A welcome addition to the reform agenda
Tax partner, EY
Senior Tax Professional, EY
The Shome committee’s report on retrospective taxation of indirect transfers of assets in India is a welcome addition to the reform agenda of the government. It should be helpful in turning around the global sentiment towards India and dissipating the dark clouds of gloom that had gathered after the 2012 Union Budget.
The committee has once again brought out a well-balanced perspective on what constitutes good tax policy. Retrospective taxation is retrograde and contrary to the principles of equity and probity in the formulation and implementation of commonly recognised taxation principles. It should occur in only the rarest of rare cases, and then also to “protect” the tax base, and not to expand it. Moreover, it must be preceded by exhaustive and transparent consultations with the stakeholders.
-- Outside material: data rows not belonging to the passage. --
# EricSteinberger/PokerRL

Measured on AMD Instinct MI355X. Metric: CFR+ node-updates/sec on FHP public tree, higher is better.
Workload: dtype f32

## Files before the change

include/pokerrl_hip.h:

```cpp
#ifndef POKERRL_HIP_H
#define POKERRL_HIP_H

#include <stdint.h>

#ifdef __cplusplus
extern "C" {
#endif

#define PRL_MAX_BET_SIZES 96

#define PRL_OK 0
#define PRL_ERR_ARG (-1)
#define PRL_ERR_NO_DEVICE (-2)
#define PRL_ERR_HIP (-3)
#define PRL_ERR_UNSUPPORTED (-4)
#define PRL_ERR_OOM (-5)
#define PRL_ERR_STATE (-6)

typedef struct PrlRules {
    int32_t n_hole_cards;
    int32_t n_ranks;
    int32_t n_suits;
    int32_t n_cards;
    int32_t range_size;
// ... 214 lines not shown
int32_t prl_solver_time_iterations_ex(prl_solver_t* solver, int32_t n, float* out_ms, float* out_pass_ms, int32_t* out_n_pass);

int32_t prl_solver_time_evaluations(prl_solver_t* solver, int32_t n, float* out_ms, float* out_pass_ms, int32_t* out_n_pass);

enum {
    PRL_SF_REACH = 0,
    PRL_SF_EV = 1,
    PRL_SF_EV_BR = 2,
    PRL_SF_STRATEGY = 3,
    PRL_SF_STRAT_F64 = 4,
    PRL_SF_REGRET = 5,
    PRL_SF_AVG = 6,
    PRL_SF_AVG_F64 = 7,
    PRL_SF_AVG_SUM = 8,
    PRL_SF_BR_IDX = 9,
    PRL_SF_EXPL_HISTORY = 10,
    PRL_SF_ITER = 11,
    PRL_SF_CONSTANTS = 12,
    PRL_SF_BYTES_ALLOCATED = 13,
    PRL_SF_ENGINE = 14,
    PRL_SF_GRAPH_REPLAY = 15,
    PRL_SF_EXCHANGES = 17,
    PRL_SF_VMM_RANGES = 18,
    PRL_SF_EXPLICIT_STRATEGY = 16
};
int32_t prl_solver_get(prl_solver_t* solver, int32_t field, void* out);
int32_t prl_solver_set_strategy_device(prl_solver_t* solver, const prl_tree_t* tree, const float* d_probs, int32_t n_actions);
int32_t prl_solver_get_cols(prl_solver_t* solver, int32_t field, int64_t col_begin, int64_t n_cols, void* out);

int32_t prl_lbr_checkdown_equity(const PrlRules* rules, const int8_t* board_dealt, int32_t n_dealt, const int8_t* lbr_hand,
                                 const float* ranges, int32_t n_q, float* out_wp);

int32_t prl_lbr_batch_run(const PrlGame* lbr_game, const PrlGame* agent_game, const PrlRules* rules, int32_t n_envs, int32_t agent_seat,
                          int32_t check_to_round, int32_t agent_kind, uint32_t agent_seed, uint32_t episode_base, double reward_scalar,
                          double ev_normalizer, const int8_t* cards, float* out_winnings, uint64_t* out_stats4, float* out_device_ms);

int32_t prl_h2h_batch_run(const PrlGame* game, const PrlRules* rules, int32_t n_envs, int32_t ref_seat, int32_t ref_kind, uint32_t ref_seed,
                          int32_t opp_kind, uint32_t opp_seed, uint32_t episode_base, double reward_scalar, double ev_normalizer,
                          const int8_t* cards, float* out_winnings, uint64_t* out_stats2, float* out_device_ms);

typedef struct PrlPolicyTable prl_policy_table_t;
prl_policy_table_t* prl_policy_table_create(const uint64_t* keys, const int32_t* rows, uint32_t capacity, const float* probs, int32_t n_rows,
                                            int32_t n_actions, int32_t range_size, uint32_t key_seed);
void prl_policy_table_destroy(prl_policy_table_t* table);
int32_t prl_policy_table_probe(const prl_policy_table_t* table, int32_t n, const uint32_t* key_lo, const uint32_t* key_hi, const int32_t* action,
                               const int32_t* hand, int32_t* out_row, float* out_prob);
// ... 23 lines not shown
```

pokerrl_amd/_native.py:

```python
import ctypes
import os

import numpy as np

_HERE = os.path.dirname(os.path.abspath(__file__))
EXCHANGE_FN = ctypes.CFUNCTYPE(ctypes.c_int32, ctypes.c_void_p, ctypes.c_void_p, ctypes.c_void_p, ctypes.c_uint64)
LIB_PATH = os.environ.get("POKERRL_AMD_LIB", os.path.join(_HERE, "lib", "libpokerrl_hip.so"))

PRL_MAX_BET_SIZES = 96


class NativeError(RuntimeError):
    status = None


ERR_ARG, ERR_NO_DEVICE, ERR_HIP, ERR_UNSUPPORTED, ERR_OOM, ERR_STATE = -1, -2, -3, -4, -5, -6


class PrlRules(ctypes.Structure):
    _fields_ = [
        ("n_hole_cards", ctypes.c_int32), ("n_ranks", ctypes.c_int32), ("n_suits", ctypes.c_int32),
        ("n_cards", ctypes.c_int32), ("range_size", ctypes.c_int32), ("n_rounds", ctypes.c_int32),
        ("board_cards_in_round", ctypes.c_int32 * 4), ("n_board_cards", ctypes.c_int32),
        ("btn_first_postflop", ctypes.c_int32), ("rank_rule", ctypes.c_int32),
# ... 499 lines not shown
        L.prl_tree_observations_device.restype = ctypes.c_int32
        check(L.prl_tree_observations_device(self._h, int(kind), 1 if invert else 0, _ptr(idx), _ptr(off), len(idx), None if fo is None else _ptr(fo),
                                              int(row_dim), int(n_rows), ctypes.c_void_p(int(d_out)), ctypes.c_void_p(int(d_legal or 0)), int(n_actions)), L)

    def obs_stats(self):
        out = np.zeros(4, np.float64)
        self._L.prl_tree_obs_stats.argtypes = [ctypes.c_void_p, ctypes.c_void_p]
        self._L.prl_tree_obs_stats.restype = ctypes.c_int32
        check(self._L.prl_tree_obs_stats(self._h, _ptr(out)), self._L)
        return dict(state_bytes=int(out[0]), states_ms=float(out[1]), obs_ms=float(out[2]), obs_bytes=int(out[3]))

    def __del__(self):
        try:
            if self._h:
                self._L.prl_tree_destroy(self._h)
                self._h = None
        except Exception:
            pass
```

The committee’s analysis of the taxation of transfer of shares of a foreign company having underlying assets in India is impressive. Capital gains from such shares are generally taxable only in the country of residence of the investor and not in the source country where the assets are located, except where underlying assets constitute real property. Even if the tax were to apply to shares in other situations, it should be limited to shares which derive more than 50 per cent value from assets located in India and then also, on a proportionate basis, i.e., only that portion of the capital gains that relate to assets in India. Furthermore, where tax applies retrospectively, it should do so to the income recipient i.e. the vendor and not the buyer who remits the proceeds to the vendor, and without interest or penalty.
The committee goes on to suggest that tax should not apply to mergers and amalgamations, intra-group transfers, and nor to portfolio investments by foreign institutional investors. It also recommends certain exemptions for private equity investors to address their concerns on taxation of gains arising to them outside India on redemption of their investments.
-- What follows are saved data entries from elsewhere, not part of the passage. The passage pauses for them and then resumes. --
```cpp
int launch_mixed_checked(const BatchArgs& A, const uint32_t* sorted_len, const BigFix* big, uint32_t* plan, int cus,
                         hipStream_t st) {
    if (int rc = check_batch(A)) return rc;
    int forced[3] = {0, 0, 0};
    bool force = false;
    if (const char* e = getenv("SHA1CHUNK_MIXED_PLAN")) {
        uint32_t hcap;
        const uint32_t groups = (A.n + 63u) / 64u;
        (void)mixed_grid(groups, cus, &hcap);
        if (sscanf(e, "%d,%d,%d", &forced[0], &forced[1], &forced[2]) != 3 || forced[0] < 0 ||
            forced[0] > 1 ||
            (forced[0] == 0 && (forced[1] < 0 || ((uint32_t)forced[1] > hcap && (uint32_t)forced[1] != groups) ||
                                (forced[2] != 4 && forced[2] != 8))))
            return fail(SHA1CHUNK_EINVAL,
                        "SHA1CHUNK_MIXED_PLAN=%s: want 0,H,F (0 <= H <= %u or H = %u, F 4|8) or 1,0,0", e,
                        hcap, groups);
        force = true;
    }
    hipError_t e = launch_mixed(A, sorted_len, big, plan, cus, force ? forced : nullptr, st);
    if (e != hipSuccess) return fail(SHA1CHUNK_EHIP, "mixed kernel launch: %s", hipGetErrorString(e));
    if (const char* d = getenv("SHA1CHUNK_MIXED_DEBUG"); d && atoi(d)) {
        uint32_t p[28];
        HIP_TRY(hipMemcpyAsync(p, plan, sizeof p, hipMemcpyDeviceToHost, st));
        HIP_TRY(hipStreamSynchronize(st));
        fprintf(stderr, "sha1chunk mixed plan: n=%u groups=%u cus=%d mode=%u H=%u F=%u\n", A.n,
                (A.n + 63u) / 64u, cus, p[0], p[1], p[2]);
        if (!force && p[12])
// ... 472 lines not shown
```

### congestion-control-with-bittorren_amd/csrc/sha1_runtime_internal.h

```cpp
#pragma once

#include <hip/hip_runtime.h>

#include <algorithm>
#include <atomic>
#include <cstdint>
#include <cstdlib>
#include <ctime>
#include <memory>
#include <mutex>
#include <sched.h>
#include <string>
#include <vector>

#include "../../include/sha1chunk.h"
#include "part_pool.hpp"
#include "sha1_kernels.h"

extern "C" const char* s1be_last_error(void);

namespace s1rt {
using s1host::PartPool;

int fail(int code, const char* fmt, ...) __attribute__((format(printf, 2, 3)));
// ... 13 lines not shown
    const char* e = getenv(name);
    return e ? strtoull(e, nullptr, 10) : dflt;
}

inline int64_t mono_ns() {
    timespec ts;
    clock_gettime(CLOCK_MONOTONIC, &ts);
    return int64_t(ts.tv_sec) * 1000000000 + ts.tv_nsec;
}

struct DevBuf {
    void* p = nullptr;
    size_t cap = 0;
    int ensure(size_t bytes) {
        if (bytes <= cap) return SHA1CHUNK_OK;
        if (p) (void)hipFree(p);
        p = nullptr;
        cap = 0;
        bytes = round_up(std::max(bytes, size_t(1) << 20), size_t(1) << 20);
        if (hipMalloc(&p, bytes) != hipSuccess)
            return fail(SHA1CHUNK_ENOMEM, "hipMalloc(%zu) failed", bytes);
        cap = bytes;
        return SHA1CHUNK_OK;
    }
};

struct PinBuf {
    void* p = nullptr;
    size_t cap = 0;
    int ensure(size_t bytes) {
        if (bytes <= cap) return SHA1CHUNK_OK;
        if (p) (void)hipHostFree(p);
        p = nullptr;
        cap = 0;
        bytes = round_up(std::max(bytes, size_t(1) << 20), size_t(1) << 20);
        if (hipHostMalloc(&p, bytes, hipHostMallocDefault) != hipSuccess)
            return fail(SHA1CHUNK_ENOMEM, "hipHostMalloc(%zu) failed", bytes);
        cap = bytes;
        return SHA1CHUNK_OK;
    }
};

constexpr int kMaxSlots = 8;

struct Slot {
    PinBuf hpin;
    PinBuf hdig;
    DevBuf dmem;
    DevBuf ddig;
    hipStream_t stream = nullptr;
    hipEvent_t done = nullptr;
    hipEvent_t copied = nullptr;
    bool busy = false;
    std::vector<uint32_t> ids;
};

struct Device {
    std::mutex mu;
    std::atomic<bool> ready{false};
    int id = -1;
    int cus = 256;
    Slot slot[kMaxSlots];
    hipStream_t copy = nullptr;
    DevBuf small;
    PinBuf small_pin;
    std::unique_ptr<PartPool> pack;
    std::mutex drain_mu;
    int drain_cus = 0;
};

extern Device* g_dev;
extern std::string g_probe_err;
extern thread_local int t_dev;
int device_count();
int get_device(Device** out);
int ensure_slots(Device& D, int n);
int ensure_copy(Device& D);
int copies_issued(Slot& s, hipStream_t cs);
int discard_in_flight(Device& D);
const cpu_set_t* near_cpus(int id);
const std::vector<cpu_set_t>& receive_domains(int id);
int drain_cus_take(Device* D);
void drain_cus_give(int dev, int cus);

int choose_kernel(int kernel, size_t n, int cus);
int launch_checked(int kernel, const BatchArgs& A, hipStream_t st, int cus = 256);
bool use_mixed(size_t n, int cus);
int launch_mixed_checked(const BatchArgs& A, const uint32_t* sorted_len, const BigFix* big, uint32_t* plan, int cus,
                         hipStream_t st);
bool host_pinned(const void* p);
int pack_threads();

int vq_copy_helpers();
unsigned ring_flags();
int vq_stream_create(hipStream_t* s);
}
```

### congestion-control-with-bittorren_amd/csrc/sha1_split.hpp

```cpp
#ifndef SHA1_SPLIT_HPP
#define SHA1_SPLIT_HPP

#include <hip/hip_runtime.h>
#include <stdint.h>

#include "sha1_device.hpp"
#include "sha1_kernels.h"

using namespace s1;

namespace {

struct Entry {
    uint32_t id;
    const uint8_t* p;
    uint32_t len;
};

#ifdef SHA1CHUNK_CHECKED
__device__ unsigned int g_checked_oob;

__device__ __forceinline__ uint32_t checked_index(uint32_t i, uint32_t n, const char* what) {
    if (i < n) return i;
    if (atomicAdd(&g_checked_oob, 1u) < 8u)
// ... 400 lines not shown
        read_w_group<3>(slot, Wn);
        __builtin_amdgcn_sched_barrier(0);
        RoundsW<R + 40, 80, WK>::run(v, Wc);
    } else {
        constexpr int R = PH != 0 ? 10 : 0;
        if constexpr (jn == 0) split_barrier_or_timed<V>(bw);
        RoundsW<0, R, WK>::run(v, Wc);
        __builtin_amdgcn_sched_barrier(0);
        read_w_group<0>(slot, Wn);
        __builtin_amdgcn_sched_barrier(0);
        RoundsW<R, R + 20, WK>::run(v, Wc);
        __builtin_amdgcn_sched_barrier(0);
        read_w_group<1>(slot, Wn);
        __builtin_amdgcn_sched_barrier(0);
        RoundsW<R + 20, R + 40, WK>::run(v, Wc);
        __builtin_amdgcn_sched_barrier(0);
        read_w_group<2>(slot, Wn);
        __builtin_amdgcn_sched_barrier(0);
        RoundsW<R + 40, R + 60, WK>::run(v, Wc);
        __builtin_amdgcn_sched_barrier(0);
        read_w_group<3>(slot, Wn);
        __builtin_amdgcn_sched_barrier(0);
        RoundsW<R + 60, 80, WK>::run(v, Wc);
    }
    if constexpr (MASK) {
        const bool live = k < T;
#pragma unroll
        for (int i = 0; i < 5; ++i) h[i] = live ? h[i] + v[i] : h[i];
    } else {
#pragma unroll
        for (int i = 0; i < 5; ++i) h[i] += v[i];
    }
}

template <int U, int J, int V, bool MASK, int PH = 0>
struct ConsumeUnits {
    __device__ __forceinline__ static void run(uint32_t k0, uint32_t T, uint32_t (&h)[5],
                                               uint32_t (&Wa)[80], uint32_t (&Wb)[80],
                                               const uint8_t* ring, int lane, uint64_t& bw) {
        if constexpr (J < 2 * U) {
            consume_block<U, J, V, MASK, PH>(k0 + J, T, h, Wa, Wb, ring, lane, bw);
            ConsumeUnits<U, J + 1, V, MASK, PH>::run(k0, T, h, Wb, Wa, ring, lane, bw);
        }
    }
};

template <int U, int V, int PH>
__device__ __forceinline__ void consume_all(const BatchArgs& A, const Entry& en, bool valid, uint32_t T,
                                            uint32_t units, const uint8_t* ring, int lane) {
    uint32_t h[5];
    load_init(A, en.id, h);
    uint32_t Wa[80], Wb[80];
    split_barrier();
    read_w_group<0>(ring + lane * 16, Wa);
    read_w_group<1>(ring + lane * 16, Wa);
    read_w_group<2>(ring + lane * 16, Wa);
    read_w_group<3>(ring + lane * 16, Wa);
    const uint32_t Tmin = __builtin_amdgcn_readfirstlane(wave_min(valid ? T : 0xffffffffu));
    const uint32_t full = (V & kVUnmask) ? min(Tmin, units * U) / (2 * U) * (2 * U) : 0u;
    uint32_t k = 0;
    uint64_t bw = 0;
    const uint64_t t0 = (V & kVProbe) ? __builtin_amdgcn_s_memtime() : 0;
    for (; k < full; k += 2 * U) {
        ConsumeUnits<U, 0, V, false, PH>::run(k, T, h, Wa, Wb, ring, lane, bw);
    }
    for (; k < units * U; k += 2 * U) {
        ConsumeUnits<U, 0, V, true, PH>::run(k, T, h, Wa, Wb, ring, lane, bw);
    }
    if constexpr ((V & kVProbe) != 0) {
        const uint64_t tot = __builtin_amdgcn_s_memtime() - t0;
        if (lane == 0) {
            uint32_t* o = reinterpret_cast<uint32_t*>(A.dig + 20ull * (en.id & ~63u));
            o[0] = (uint32_t)bw;
            o[1] = (uint32_t)(bw >> 32);
            o[2] = (uint32_t)tot;
            o[3] = (uint32_t)(tot >> 32);
            o[4] = units * U;
        }
        return;
    }
    if (valid) emit(A, en.id, h);
}

template <int U, int PAIRS, int V, int NPROD>
__device__ __forceinline__ void split_body(const BatchArgs& A, uint8_t* lds, uint32_t wg) {
    constexpr bool WK = (V & kVWK) != 0;
    static_assert(PAIRS * 2 * U * kWBlockBytes <= 160 * 1024, "LDS");
    static_assert(NPROD == 1 || (PAIRS == 1 && (U == 2 * NPROD || U == NPROD)) ||
                      (PAIRS == 2 && U == NPROD && (V & kVLayout8) != 0),
                  "two producers: one stage (U = 4) or one block (U = 2, 8-wave layout) each per unit");
    int wave = __builtin_amdgcn_readfirstlane(threadIdx.x >> 6);
    if constexpr ((V & kVSimdRole) != 0) {
        static_assert(PAIRS == 1 && NPROD == 2 && U == 2, "SIMD roles: one pair, two producers, 2-block units");
        uint32_t* slots = reinterpret_cast<uint32_t*>(lds);
        const uint32_t hw = __builtin_amdgcn_s_getreg((31u << 11) | (0u << 6) | 4u);
        if ((threadIdx.x & 63u) == 0) slots[1 + wave] = (hw >> 4) & 3u;
        if (threadIdx.x == 0) slots[0] = cu_turn(hw);
        __syncthreads();
        const uint32_t cs = (__builtin_amdgcn_readfirstlane(slots[0]) & 1u) ? 2u : 0u;
        int wc = -1, wi = -1;
        for (int w = 0; w < 4; ++w)
            if (wc < 0 && slots[1 + w] == cs) wc = w;
        if (wc < 0) wc = 0;
        for (int w = 0; w < 4; ++w)
            if (wi < 0 && w != wc && slots[1 + w] == (cs ^ 2u)) wi = w;
        if (wi < 0) wi = wc == 3 ? 2 : 3;
        int rank = 0;
        for (int w = 0; w < wave; ++w) rank += (w != wc && w != wi) ? 1 : 0;
        __syncthreads();
        if (wave == wi) return;
        wave = wave == wc ? 0 : 1 + rank;
    }
    if constexpr ((V & kVSkipWave2) != 0) {
        static_assert(NPROD == 2 && PAIRS == 1, "skip-wave layout is for two producers");
        if (wave == 2) return;
        if (wave > 2) wave -= 1;
    }
    int pair = wave % PAIRS;
    bool producer = wave >= PAIRS;
    uint32_t pidx = producer ? (uint32_t)(wave - PAIRS) / PAIRS : 0u;
    if constexpr ((V & kVLayout8) != 0) {
        static_assert(PAIRS == 2 && NPROD == 2, "8-wave layout: two pairs, two producers each");
        if (wave == 4 || wave == 6) return;
        producer = (wave & 1) != 0;
        pair = producer ? (((wave >> 1) & 1) ^ ((V & kVCross) ? 1 : 0)) : (wave >> 1);
        pidx = producer ? (uint32_t)(wave >> 2) : 0u;
    }
    const int lane = threadIdx.x & 63;
    uint8_t* ring = lds + pair * (2 * U * kWBlockBytes);
    const uint32_t group = wg * PAIRS + (uint32_t)pair;
    const uint32_t e = group * 64u + (uint32_t)lane;
    const bool valid = e < A.n;
    Entry en = fetch_entry(A, valid ? e : fallback_entry(A, group));
    if (!valid) en.len = 0;
    const uint32_t T = valid ? (A.out_state ? (en.len >> 6) : total_blocks(en.len)) : 0u;
    uint32_t Tmax = __builtin_amdgcn_readfirstlane(wave_max(T));
    if constexpr (PAIRS > 1) {
        uint32_t* slots = reinterpret_cast<uint32_t*>(lds);
        if (!producer && lane == 0) slots[pair] = Tmax;
        __syncthreads();
#pragma unroll
        for (int q = 0; q < PAIRS; ++q) Tmax = max(Tmax, slots[q]);
        Tmax = __builtin_amdgcn_readfirstlane(Tmax);
        __syncthreads();
    }
    const uint32_t units = (Tmax + 2 * U - 1) / (2 * U) * 2;

    if (producer) {
        const uint32_t S = bulk_stages(en, valid);
        if constexpr (U == NPROD) {
            const uint32_t K = S * 2u;
            uint32_t B0[16], B1[16];
            uint32_t k = pidx;
            uint64_t pbw = 0;
            uint64_t* const pb = (V & kVProbe) ? &pbw : nullptr;
            const uint64_t pt0 = (V & kVProbe) ? __builtin_amdgcn_s_memtime() : 0;
            if constexpr ((V & kVCoop) != 0) {
                const u32x4u* src[4];
                coop_sources<4>(A, group, (uint32_t)lane, src);
                if (pidx < K) coop4_load(src, pidx, B0);
                if (pidx + NPROD < K) coop4_load(src, pidx + NPROD, B1);
                for (; k + NPROD < K; k += 2 * NPROD) {
                    produce_own_block_coop<U, WK, NPROD>(src, k, K, B0, ring, (uint32_t)lane, pb);
                    produce_own_block_coop<U, WK, NPROD>(src, k + NPROD, K, B1, ring, (uint32_t)lane, pb);
                }
                if (k < K) {
                    produce_own_block_coop<U, WK, NPROD>(src, k, K, B0, ring, (uint32_t)lane, pb);
                    k += NPROD;
// ... 7 lines not shown
                }
                if (k < K) {
                    produce_own_block<U, WK, NPROD>(en, k, K, B0, ring, lane, pb);
                    k += NPROD;
                }
            }
            for (; k < units * U; k += NPROD) {
                uint32_t w[16];
                if (k < T) tail_block_words(en, k, w);
                produce_block<U, WK, NPROD>(k, w, ring, lane, pb);
            }
            if constexpr ((V & kVProbe) != 0) {
                const uint64_t tot = __builtin_amdgcn_s_memtime() - pt0;
                if (lane == 0) {
                    uint32_t* o = reinterpret_cast<uint32_t*>(A.dig + 20ull * (group * 64u + 1u + pidx));
                    o[0] = (uint32_t)pbw;
                    o[1] = (uint32_t)(pbw >> 32);
                    o[2] = (uint32_t)tot;
                    o[3] = (uint32_t)(tot >> 32);
                    o[4] = units * U;
                }
            }
            split_barrier();
            return;
        }
        uint32_t s = pidx;
        if constexpr ((V & kVCoop) != 0) {
            const u32x4u* src[8];
            coop_sources<8>(A, group, (uint32_t)lane, src);
            uint32_t C0[32], C1[32];
            if (pidx < S) coop_load(src, pidx, C0);
            if (pidx + NPROD < S) coop_load(src, pidx + NPROD, C1);
            for (; s + NPROD < S; s += 2 * NPROD) {
                produce_stage_coop<U, WK, NPROD>(src, s, S, C0, ring, (uint32_t)lane);
                produce_stage_coop<U, WK, NPROD>(src, s + NPROD, S, C1, ring, (uint32_t)lane);
            }
            if (s < S) {
                produce_stage_coop<U, WK, NPROD>(src, s, S, C0, ring, (uint32_t)lane);
                s += NPROD;
            }
        } else {
            Stage A0, A1;
            if (pidx < S) load_stage(en.p + 128ull * pidx, A0);
            if (pidx + NPROD < S) load_stage(en.p + 128ull * (pidx + NPROD), A1);
            for (; s + NPROD < S; s += 2 * NPROD) {
                produce_stage<U, WK, NPROD>(en, s, S, A0, ring, lane);
                produce_stage<U, WK, NPROD>(en, s + NPROD, S, A1, ring, lane);
            }
            if (s < S) {
                produce_stage<U, WK, NPROD>(en, s, S, A0, ring, lane);
                s += NPROD;
            }
        }
        for (; 2 * s < units * U; s += NPROD) {
#pragma unroll
            for (int half = 0; half < 2; ++half) {
                const uint32_t k = 2 * s + half;
                uint32_t w[16];
                if (k < T) tail_block_words(en, k, w);
                produce_block<U, WK, NPROD>(k, w, ring, lane);
            }
        }
        split_barrier();
    } else {
        if constexpr ((V & kVPhase2) != 0) {
            if (pair == 1)
                consume_all<U, V, 3>(A, en, valid, T, units, ring, lane);
            else
                consume_all<U, V, 1>(A, en, valid, T, units, ring, lane);
            return;
        }
        if constexpr ((V & kVPhase) != 0) {
            if (pair == 1) {
                consume_all<U, V, 2>(A, en, valid, T, units, ring, lane);
                return;
            }
        }
        consume_all<U, V, 0>(A, en, valid, T, units, ring, lane);
    }
}
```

The introduction of the indirect transfer provisions with retrospective effect was bad politics and bad economics. It was condemned widely by the domestic and foreign investors alike. It did not add to the popularity of the then finance minister, Pranab Mukherjee. It was only because of his stature and goodwill that Mukherjee was able to push it through the Parliament. Economically too, the provisions resulted in immense uncertainty and loss of confidence among the investors about India as a stable tax jurisdiction. India had to face the consequence of erosion in the foreign direct investment inflows.
So, what prompted these decisions by the government? Was it just a case of misjudgment of its political and economic consequences? Or, was it the compulsion of keeping the fiscal deficit from escalating at a time when other measures such as cutback in food, rail and diesel subsidies did not find favour with UPA allies. Or, it was a vindictive reaction of the tax bureaucracy who felt insulted and humiliated by the judgement of the Supreme Court in the Vodafone case. It could not have been a misjudgement of the consequences, especially for a Minister of such maturity and stature. The compulsions of fiscal deficit management were also not a factor, since the revenues from these tax provisions did not figure prominently in the overall revenue forecast.
The Budget provisions on indirect transfer are wrong tax policy, wrong interpretation of the law and wrong enforcement and administration of the law. Shome Committee has well articulated that in case of non-resident shareholders, capital gains on shares are generally taxed in the country of residence of the shareholder and not the source country, as evidenced by the international practices in most advanced tax jurisdictions. The provisions are based on wrong interpretation of the law and this is backed by the committee’s observation that the Budget provisions are not clarificatory in nature and, instead, widen the tax base.
That the indirect transfer provisions were applied retrospectively is an example of wrong tax administration. As the committee very aptly points out, any retrospective amendment should be applied in exceptional cases and not for widening the tax base. However, the timing and circumstances of the introduction of the indirect transfer provisions clearly suggest that this guiding principle was ignored. Another instance of wrong administration is that the tax is currently being levied on the buyer as against the vendor. As brought out by the Shome committee, in a transaction of transfer of shares of a foreign company with underlying assets in India, the provisions should apply only to the taxpayers who earn capital gains from the indirect transfer.
Such cases further amplify the need for changing the aggressive mindset of tax administration in India, a concern that was also highlighted by the Shome Committee in its earlier Report on GAAR.
Let’s hope the government accepts the committee’s recommendations and delivers on its promise to provide a fair, rational and certain tax environment for the investors.